A hybrid classification system for cancer diagnosis with proteomic bio-markers

  • Authors:
  • Jung-Ja Kim;Young-Ho Kim;Yonggwan Won

  • Affiliations:
  • Department of Electronics and Computer Engineering, Chonnam National University, Kwangju, Republic of Korea;Doul Info. Technology, Gwang-ju, Republic of Korea;Department of Electronics and Computer Engineering, Chonnam National University, Kwangju, Republic of Korea

  • Venue:
  • EPIA'05 Proceedings of the 12th Portuguese conference on Progress in Artificial Intelligence
  • Year:
  • 2005

Quantified Score

Hi-index 0.00

Visualization

Abstract

A number of studies have been performed with the objective of applying various artificial intelligence techniques to the prediction and classification of cancer specific biomarkers for use in clinical diagnosis.
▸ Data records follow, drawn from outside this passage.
+template <int NTAPS>
+__global__ __launch_bounds__(kFirThreads) void postproc_fwd_fast_kernel(const float* __restrict__ d_in, const float* __restrict__ taps,
+                                                                        int ntaps, float thr, float max_rms, float eps, int stages,
+                                                                        float* __restrict__ f_out, float* __restrict__ d_out,
+                                                                        float* __restrict__ stats, int T) {
+    extern __shared__ __align__(16) float smem[];
+    float* xs = smem;
+    __shared__ __align__(16) float ks[kMaxTaps];
+    __shared__ float scratch[4];
+    const int b = blockIdx.x, tid = threadIdx.x, pad = (ntaps - 1) / 2;
+    const float* x = d_in + (size_t)b * T;
+    const bool do_fir = stages & 1;
+    for (int i = tid; i < T + 2 * pad; i += kFirThreads) {
+        const int t = i - pad;
+        xs[i] = (t >= 0 && t < T) ? x[t] : 0.f;
+    }
+    if (tid < ntaps) ks[tid] = taps[tid];
+    __syncthreads();
+    if (do_fir) {
+        const int nquads = (T + 3) >> 2;
+        for (int c0 = 0; c0 < nquads; c0 += kFirThreads) {
+            const int c = c0 + tid;
+            float f[4];
+            if (c < nquads) fir4_fwd<NTAPS>(xs + 4 * c, ks, ntaps, f);
+            __syncthreads();
+            if (c < nquads) reinterpret_cast<float4*>(xs)[c] = make_float4(f[0], f[1], f[2], f[3]);
+        }
+        __syncthreads();
+    }
+    const float* fs = do_fir ? xs : xs + pad;
+    float gain = 1.0f;
+    if (stages & 4) {
+        float ss = 0.f;
+        if (tid < 256) {
+            for (int t = tid; t < T; t += 256) {
+                const float f = fs[t];
+                const float cl = (stages & 2) ? fminf(fmaxf(f, -thr), thr) : f;
+                ss = fmaf(cl, cl, ss);
+            }
+        }
+        const float tot = first4_sum(ss, scratch);
+        const float cur = sqrtf(tot / (float)T + eps);
+        gain = fminf(max_rms / cur, 1.0f);
+        if (tid == 0 && stats) { stats[2 * b] = cur; stats[2 * b + 1] = gain; }
+    } else if (tid == 0 && stats) {
+        stats[2 * b] = 0.f; stats[2 * b + 1] = 1.f;
+    }
+    for (int t = tid; t < T; t += kFirThreads) {
+        const float f = fs[t];
+        if (f_out) f_out[(size_t)b * T + t] = f;
+        const float cl = (stages & 2) ? fminf(fmaxf(f, -thr), thr) : f;
+        d_out[(size_t)b * T + t] = (stages & 4) ? cl * gain : cl;
+    }
+}
+
+template <int NTAPS>
+__global__ __launch_bounds__(kFirThreads) void postproc_bwd_fast_kernel(const float* __restrict__ g, const float* __restrict__ f_in,
+                                                                        const float* __restrict__ stats, const float* __restrict__ taps,
+                                                                        int ntaps, float thr, float max_rms, int stages,
+                                                                        float* __restrict__ d_raw, int T) {
+    extern __shared__ __align__(16) float smem[];
+    __shared__ __align__(16) float ks[kMaxTaps];
+    __shared__ float scratch[4];
+    const int b = blockIdx.x, tid = threadIdx.x, pad = (ntaps - 1) / 2;
+    const int sh = (3 - 2 * pad) & 3;
+    float* gs = smem + sh;
+    const float* gb = g + (size_t)b * T;
+    const float* fb = f_in + (size_t)b * T;
+    if (tid < ntaps) ks[tid] = taps[tid];
+    for (int i = tid; i < pad; i += kFirThreads) { gs[i] = 0.f; gs[pad + T + i] = 0.f; }
+    float cur = 0.f, gain = 1.f;
+    if (stages & 4) { cur = stats[2 * b]; gain = stats[2 * b + 1]; }
+    float dot = 0.f;
+    if ((stages & 4) && gain < 1.0f) {
+        float acc = 0.f;
+        if (tid < 256) {
+            for (int t = tid; t < T; t += 256) {
+                const float f = fb[t];
+                const float cl = (stages & 2) ? fminf(fmaxf(f, -thr), thr) : f;
+                acc = fmaf(gb[t], cl, acc);
+            }
+        }
+        dot = first4_sum(acc, scratch);
+    }
+    const float r = max_rms / cur;
+    const float kk = dot / ((float)T * cur * cur);
+    for (int t = tid; t < T; t += kFirThreads) {
+        const float f = fb[t];
+        const float cl = (stages & 2) ? fminf(fmaxf(f, -thr), thr) : f;
+        float dd = gb[t];
+        if ((stages & 4) && gain < 1.0f) dd = r * (dd - cl * kk);
+        if ((stages & 2) && !(f >= -thr && f <= thr)) dd = 0.f;
+        gs[pad + t] = dd;
+    }
+    __syncthreads();
+    float* out = d_raw + (size_t)b * T;
+    if (stages & 1) {
+        const int nquads = (T + 3) >> 2, q0 = (2 * pad + sh - 3) >> 2;
+        const bool vec = (reinterpret_cast<uintptr_t>(out) & 15) == 0;
+        for (int c = tid; c < nquads; c += kFirThreads) {
+            float f[4];
+            fir4_bwd<NTAPS>(smem + 4 * (c + q0), ks, ntaps, f);
+            if (vec && 4 * c + 3 < T) {
+                *reinterpret_cast<float4*>(out + 4 * c) = make_float4(f[0], f[1], f[2], f[3]);
+            } else {
+#pragma unroll
+                for (int k = 0; k < 4; ++k)
+                    if (4 * c + k < T) out[4 * c + k] = f[k];
+            }
+        }
+    } else {
+        for (int t = tid; t < T; t += kFirThreads) out[t] = gs[pad + t];
+    }
+}
+
 __global__ void embed_gather_kernel(const float* __restrict__ table, const long long* __restrict__ message,
                                     float* __restrict__ vec, int B, int nrows, int* __restrict__ err) {
     const int i = blockIdx.x * blockDim.x + threadIdx.x;
@@ -154,6 +328,15 @@
                     float* f_out, float* d_out, float* stats, int B, int T, hipStream_t stream) {
     if (ntaps < 1 || ntaps > kMaxTaps || !(ntaps & 1) || T > 36000) return (int)hipErrorInvalidValue;
     const size_t lds = (size_t)(T + 2 * kMaxTaps) * sizeof(float);
+    if (wm::signal_path_fast()) {
+        static wm::DevOnce done[2];
+        if (int rc = wm::lds_opt_in(reinterpret_cast<const void*>(postproc_fwd_fast_kernel<101>), kFastLdsMax, done[0])) return rc;
+        if (int rc = wm::lds_opt_in(reinterpret_cast<const void*>(postproc_fwd_fast_kernel<0>), kFastLdsMax, done[1])) return rc;
+        if (ntaps == 101) hipLaunchKernelGGL(postproc_fwd_fast_kernel<101>, dim3(B), dim3(kFirThreads), lds, stream, d_in, taps, ntaps, thr, max_rms, eps, stages, f_out, d_out, stats, T);
+        else hipLaunchKernelGGL(postproc_fwd_fast_kernel<0>, dim3(B), dim3(kFirThreads), lds, stream, d_in, taps, ntaps, thr, max_rms, eps, stages, f_out, d_out, stats, T);
+        WM_CHECK_LAUNCH();
+        return 0;
+    }
     static size_t lds_set = 0;
     if (lds > lds_set) {
         WM_TRY(hipFuncSetAttribute(reinterpret_cast<const void*>(postproc_fwd_kernel), hipFuncAttributeMaxDynamicSharedMemorySize, (int)lds));
@@ -169,6 +352,15 @@
                     float max_rms, int stages, float* d_raw, int B, int T, hipStream_t stream) {
     if (ntaps < 1 || ntaps > kMaxTaps || !(ntaps & 1) || T > 36000) return (int)hipErrorInvalidValue;
     const size_t lds = (size_t)(T + 2 * kMaxTaps) * sizeof(float);
+    if (wm::signal_path_fast()) {
+        static wm::DevOnce done[2];
+        if (int rc = wm::lds_opt_in(reinterpret_cast<const void*>(postproc_bwd_fast_kernel<101>), kFastLdsMax, done[0])) return rc;
+        if (int rc = wm::lds_opt_in(reinterpret_cast<const void*>(postproc_bwd_fast_kernel<0>), kFastLdsMax, done[1])) return rc;
+        if (ntaps == 101) hipLaunchKernelGGL(postproc_bwd_fast_kernel<101>, dim3(B), dim3(kFirThreads), lds, stream, g, f_in, stats, taps, ntaps, thr, max_rms, stages, d_raw, T);
+        else hipLaunchKernelGGL(postproc_bwd_fast_kernel<0>, dim3(B), dim3(kFirThreads), lds, stream, g, f_in, stats, taps, ntaps, thr, max_rms, stages, d_raw, T);
+        WM_CHECK_LAUNCH();
+        return 0;
+    }
     static size_t lds_set = 0;
     if (lds > lds_set) {
         WM_TRY(hipFuncSetAttribute(reinterpret_cast<const void*>(postproc_bwd_kernel), hipFuncAttributeMaxDynamicSharedMemorySize, (int)lds));
diff --git a/audio-watermarking-deep-learning-watermarks-for-authenticating-speech_amd/csrc/stft_loss.hip b/audio-watermarking-deep-learning-watermarks-for-authenticating-speech_amd/csrc/stft_loss.hip
--- a/audio-watermarking-deep-learning-watermarks-for-authenticating-speech_amd/csrc/stft_loss.hip
+++ b/audio-watermarking-deep-learning-watermarks-for-authenticating-speech_amd/csrc/stft_loss.hip
@@ -1,5 +1,8 @@
 #include "fft_lds.hpp"
+#include <stdlib.h>
 using namespace wm;
+
+namespace wm { int signal_path_fast(); }
 
 namespace {
 
@@ -19,13 +22,38 @@
     int T, F, hop;
 };
 
+struct SignalTables {
+    static constexpr int kTw = 256 + 512 + 1024, kWin = 512 + 1024 + 2048;
+    __host__ __device__ static constexpr int tw_off(int logn) { return (1 << (logn - 1)) - 256; }
+    __host__ __device__ static constexpr int win_off(int logn) { return (1 << logn) - 512; }
+};
+__device__ float2 g_signal_tw[SignalTables::kTw];
+__device__ float g_signal_win[SignalTables::kWin];
+
+__global__ __launch_bounds__(256) void signal_tables_kernel(int logn, float2* tw, float* win) {
+    const int N = 1 << logn, n = blockIdx.x * 256 + threadIdx.x;
+    if (!tw) tw = g_signal_tw + SignalTables::tw_off(logn);
+    if (!win) win = g_signal_win + SignalTables::win_off(logn);
+    if (n < N / 2) {
+        float s, c;
+        sincospif(-2.0f * (float)n / (float)N, &s, &c);
+        tw[n] = make_float2(c, s);
+    }
+    if (n < N) win[n] = 0.5f - 0.5f * cospif(2.0f * (float)n / (float)N);
+}
+__global__ __launch_bounds__(256) void signal_tables_read_kernel(int logn, float2* tw, float* win) {
+    const int N = 1 << logn, n = blockIdx.x * 256 + threadIdx.x;
+    if (n < N / 2) tw[n] = g_signal_tw[SignalTables::tw_off(logn) + n];
+    if (n < N) win[n] = g_signal_win[SignalTables::win_off(logn) + n];
+}
+
 __device__ __forceinline__ int reflect_idx(int m, int T) {
     if (m < 0) m = -m;
     if (m >= T) m = 2 * (T - 1) - m;
     return m;
 }
 
-template <int LOGN, int MODE>
+template <int LOGN, int MODE, bool FAST>
 __global__ __launch_bounds__(256) void stft_loss_kernel(StftArgs p) {
     constexpr int N = 1 << LOGN, NB = N / 2 + 1;
     extern __shared__ __align__(16) float smem[];
@@ -44,21 +72,27 @@
     const float* sa = p.a + (size_t)bclip * p.T;
     const float* sb = (MODE == MODE_HF) ? sa : p.b + (size_t)bclip * p.T;
 
+    const float* win = g_signal_win + SignalTables::win_off(LOGN);
     for (int k = tid; k < N / 2; k += 256) {
-        float s, c;
-        sincospif(-2.0f * (float)k / (float)N, &s, &c);
-        tw[k] = make_float2(c, s);
+        if constexpr (FAST) {
+            tw[k] = g_signal_tw[SignalTables::tw_off(LOGN) + k];
+        } else {
+            float s, c;
+            sincospif(-2.0f * (float)k / (float)N, &s, &c);
+            tw[k] = make_float2(c, s);
+        }
     }
     int differ = 0;
     for (int n = tid; n < N; n += 256) {
-        const float w = 0.5f - 0.5f * cospif(2.0f * (float)n / (float)N);
+        const float w = FAST ? win[n] : 0.5f - 0.5f * cospif(2.0f * (float)n / (float)N);
         const float va = sa[reflect_idx(fa * p.hop + n - N / 2, p.T)];
         const float vb = b_valid ? sb[reflect_idx(fbi * p.hop + n - N / 2, p.T)] : 0.f;
         differ |= (va != vb);
         z[n] = make_float2(va * w, vb * w);
     }
     const bool same = (__syncthreads_or(differ) == 0) && MODE != MODE_HF;
-    fft_dif<LOGN>(z, tw, tid);
+    if constexpr (FAST) fft_dif2<LOGN>(z, tw, tid);
+    else fft_dif<LOGN>(z, tw, tid);
 
     float loss = 0.f;
     for (int k = tid; k < NB; k += 256) {
@@ -137,11 +171,12 @@
         z[k] = make_float2(ha.x - hb.y, -(ha.y + hb.x));
     }
     __syncthreads();
-    fft_dif<LOGN>(z, tw, tid);
+    if constexpr (FAST) fft_dif2<LOGN>(z, tw, tid);
+    else fft_dif<LOGN>(z, tw, tid);
     float* ga_out = (MODE == MODE_HF) ? p.gframes + ((size_t)bclip * p.F + fa) * N : nullptr;
     float* gb_out = b_valid ? p.gframes + ((size_t)bclip * p.F + fbi) * N : nullptr;
     for (int n = tid; n < N; n += 256) {
-        const float w = 0.5f - 0.5f * cospif(2.0f * (float)n / (float)N);
+        const float w = FAST ? win[n] : 0.5f - 0.5f * cospif(2.0f * (float)n / (float)N);
         const float2 y = z[brev<LOGN>(n)];
         if (ga_out) ga_out[n] = y.x * w;
         if (gb_out) gb_out[n] = -y.y * w;
@@ -171,19 +206,62 @@
     dsig[i] = accumulate ? dsig[i] + acc : acc;
 }
 
+wm::DevOnce g_tables_built;
+int ensure_signal_tables(hipStream_t stream) {
+    if (wm::dev_done(g_tables_built)) return 0;
+    for (int logn = 9; logn <= 11; ++logn) {
+        hipLaunchKernelGGL(signal_tables_kernel, dim3((1 << logn) / 256), dim3(256), 0, stream, logn, (float2*)nullptr, (float*)nullptr);
+        WM_CHECK_LAUNCH();
+    }
+    WM_TRY(hipStreamSynchronize(stream));
+    wm::dev_mark(g_tables_built);
+    return 0;
+}
+
 template <int LOGN, int MODE>
 int launch_stft(const StftArgs& p, int B, hipStream_t stream) {
     constexpr int N = 1 << LOGN, NB = N / 2 + 1;
     constexpr size_t lds = (size_t)(2 * N + N + 4 * NB + (MODE == MODE_MEL ? 2 * NB + 192 : 0)) * sizeof(float);
     const int units = (MODE == MODE_HF) ? (p.F + 1) / 2 : p.F;
-    hipLaunchKernelGGL((stft_loss_kernel<LOGN, MODE>), dim3(B * units), dim3(256), lds, stream, p);
+    if (MODE != MODE_HF && wm::signal_path_fast()) {
+        if (int rc = ensure_signal_tables(stream)) return rc;
+        hipLaunchKernelGGL((stft_loss_kernel<LOGN, MODE, MODE != MODE_HF>), dim3(B * units), dim3(256), lds, stream, p);
+    } else {
+        hipLaunchKernelGGL((stft_loss_kernel<LOGN, MODE, false>), dim3(B * units), dim3(256), lds, stream, p);
+    }
     WM_CHECK_LAUNCH();
     return 0;
 }
 
 }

Most biological data, such as that obtained from SELDI-TOF (Surface Enhanced Laser Desorption and Ionization-Time Of Flight) MS (Mass Spectrometry) is high dimensional, and therefore requires dimension reduction in order to limit the computational complexity and cost. The DT (Decision Tree) is an algorithm which allows for the fast classification and effective dimension reduction of high dimensional data. However, it does not guarantee the reliability of the features selected by the process of dimension reduction. Another approach is the MLP (Multi-Layer Perceptron) which is often more accurate at classifying data, but is not suitable for the processing of high dimensional data. In this paper, we propose on a novel approach, which is able to accurately classify prostate cancer SELDI data into normal and abnormal classes and to identify the potential biomarkers. In this approach, we first select those features that have excellent discrimination power by using the DT. These selected features constitute the potential biomarkers. Next, we classify the selected features into normal and abnormal categories by using the MLP; at this stage we repeatedly perform cross validation to evaluate the propriety of the selected features. In this way, the proposed algorithm can take advantage of both the DT and MLP, by hybridizing these two algorithms. The experimental results demonstrate that the proposed algorithm is able to identify multiple potential biomarkers that enhance the confidence of diagnosis, also showing better specificity, sensitivity and learning error rates than other algorithms. The proposed algorithm represents a promising approach to the identification of proteomic patterns in serum that can distinguish cancer from normal or benign and is applicable to clinical diagnosis and prognosis.